▸ Task prompt
Count the lines holding the string "class" in the records, and give only the count.

Segment Start: Study material

@@ -320,6 +335,19 @@
   using Pick = SampledPick<Fam, LOGP>;
   const Pick pick = Pick::of(smp, pol);
   float* const log_prob = smp.log_prob;
+  constexpr bool INLINE_DRAIN = false;
+#include "policy_rollout_body.inc"
+}
+
+template <class Fam, int H, bool LOGP>
+__global__ void __launch_bounds__(kPolicyThreadsInline)
+    policy_rollout_sampled_inline_kernel(const carl_batch_t b, const carl_step_io_t io, const carl_policy_t pol,
+                                         const int set_floats, const carl_policy_summary_t sum, const int n_steps,
+                                         const carl_policy_sampling_t smp) {
+  using Pick = SampledPick<Fam, LOGP>;
+  const Pick pick = Pick::of(smp, pol);
+  float* const log_prob = smp.log_prob;
+  constexpr bool SUMMARY = false, INLINE_DRAIN = true;
 #include "policy_rollout_body.inc"
 }
 
diff --git a/carl_amd/csrc/policy_launch.hpp b/carl_amd/csrc/policy_launch.hpp
--- a/carl_amd/csrc/policy_launch.hpp
+++ b/carl_amd/csrc/policy_launch.hpp
@@ -16,6 +16,12 @@
   return H == 0    ? fn(std::integral_constant<int, 0>{})
          : H == 32 ? fn(std::integral_constant<int, 32>{})
                    : fn(std::integral_constant<int, 64>{});
+}
+
+constexpr bool policy_drains_inline(int H) { return H == 64; }
+inline int policy_rollout_threads(bool summary, int H) {
+  return summary ? carl::kPolicyThreadsSummary
+                 : policy_drains_inline(H) ? carl::kPolicyThreadsInline : carl::kPolicyThreadsTransitions;
 }
 
 template <class... P>
diff --git a/carl_amd/csrc/policy_rollout_body.inc b/carl_amd/csrc/policy_rollout_body.inc
--- a/carl_amd/csrc/policy_rollout_body.inc
+++ b/carl_amd/csrc/policy_rollout_body.inc
@@ -2,17 +2,19 @@
   using SK = LdsSink<Fam>;
   using Action = typename Fam::Action;
   constexpr int CHUNK = policy_chunk<Fam, Pick::kLogProb>();
+  constexpr int BUFS = INLINE_DRAIN ? 1 : 2;
+  static_assert(!(SUMMARY && INLINE_DRAIN), "a summary drains nothing");
   extern __shared__ float lds_dyn[];
   stage_family_tables<Fam>();
   float* const wts = lds_dyn;
   char* const out_buf = reinterpret_cast<char*>(lds_dyn) + L::kBytes;
-  char* const act_buf = out_buf + (size_t)2 * CHUNK * SK::kStepBytes;
-  char* const lp_buf = act_buf + (size_t)2 * CHUNK * kPolicyLanes * 4;
+  char* const act_buf = out_buf + (size_t)BUFS * CHUNK * SK::kStepBytes;
+  char* const lp_buf = act_buf + (size_t)BUFS * CHUNK * kPolicyLanes * 4;
   const int lane_base = (int)blockIdx.x * kPolicyLanes;
   stage_policy<Fam, H>(wts, pol, set_floats, lane_base / pol.lanes_per_set);
   const GlobalCtx ctx{b.ctx_table, b.ctx_stride};
   const int wave = __builtin_amdgcn_readfirstlane((int)(threadIdx.x / kWave));
-  const bool compute = wave < kPolicyLanes / kWave;
+  const bool compute = INLINE_DRAIN || wave < kPolicyLanes / kWave;
   const int hl = threadIdx.x % kWave;
   const int storer = wave - kPolicyLanes / kWave;
   const int lane = lane_base + (compute ? (int)threadIdx.x : 0);
@@ -20,7 +22,10 @@
   const uint64_t glane = (uint64_t)(b.lane_offset + lane);
   const size_t n = (size_t)io.row_pitch;
   const int n_cols = (b.n_lanes + 15) & ~15;
-  if (!SUMMARY && !compute) zero_flag_rows<Fam, CHUNK>(out_buf, hl, storer);
+  if constexpr (INLINE_DRAIN)
+    zero_flag_rows<Fam, CHUNK, kPolicyWaves, BUFS>(out_buf, hl, wave);
+  else if (!SUMMARY && !compute)
+    zero_flag_rows<Fam, CHUNK>(out_buf, hl, storer);
   __syncthreads();
 
   if (compute) {
@@ -37,7 +42,7 @@
     int ep_count = 0, len_sum = 0;
     float ret_sum = 0.0f;
     int buf = 0;
-    for (int t0 = 0; t0 < n_steps; t0 += CHUNK, buf ^= 1) {
+    for (int t0 = 0; t0 < n_steps; t0 += CHUNK, buf ^= BUFS - 1) {
       const int steps = min(CHUNK, n_steps - t0);
       if constexpr (predraw_of<Fam>::value) predraw<Fam>(b, glane, r);
       char* const rec = out_buf + (size_t)buf * CHUNK * SK::kStepBytes;
@@ -77,7 +82,16 @@
         len_sum += fin ? r.fin_length : 0;
         ret_sum = fin ? ret_sum + r.fin_return : ret_sum;
       }
-      if constexpr (!SUMMARY) __syncthreads();
+      if constexpr (INLINE_DRAIN) {
+        __syncthreads();
+        drain_records<Fam, kPolicyWaves>(rec, io, n, n_cols, lane_base, hl, wave, t0, steps);
+        drain_actions<kPolicyWaves>(act_buf, const_cast<void*>(io.action), n, n_cols, lane_base, hl, wave, t0, steps);
+        if constexpr (Pick::kLogProb)
+          drain_actions<kPolicyWaves>(lp_buf, log_prob, n, n_cols, lane_base, hl, wave, t0, steps);
+        __syncthreads();
+      } else if constexpr (!SUMMARY) {
+        __syncthreads();
+      }
     }
     if (active) {
       store_lane<Fam>(b, ctx, lane, r);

Segment End: Study material

▸ Task solution
2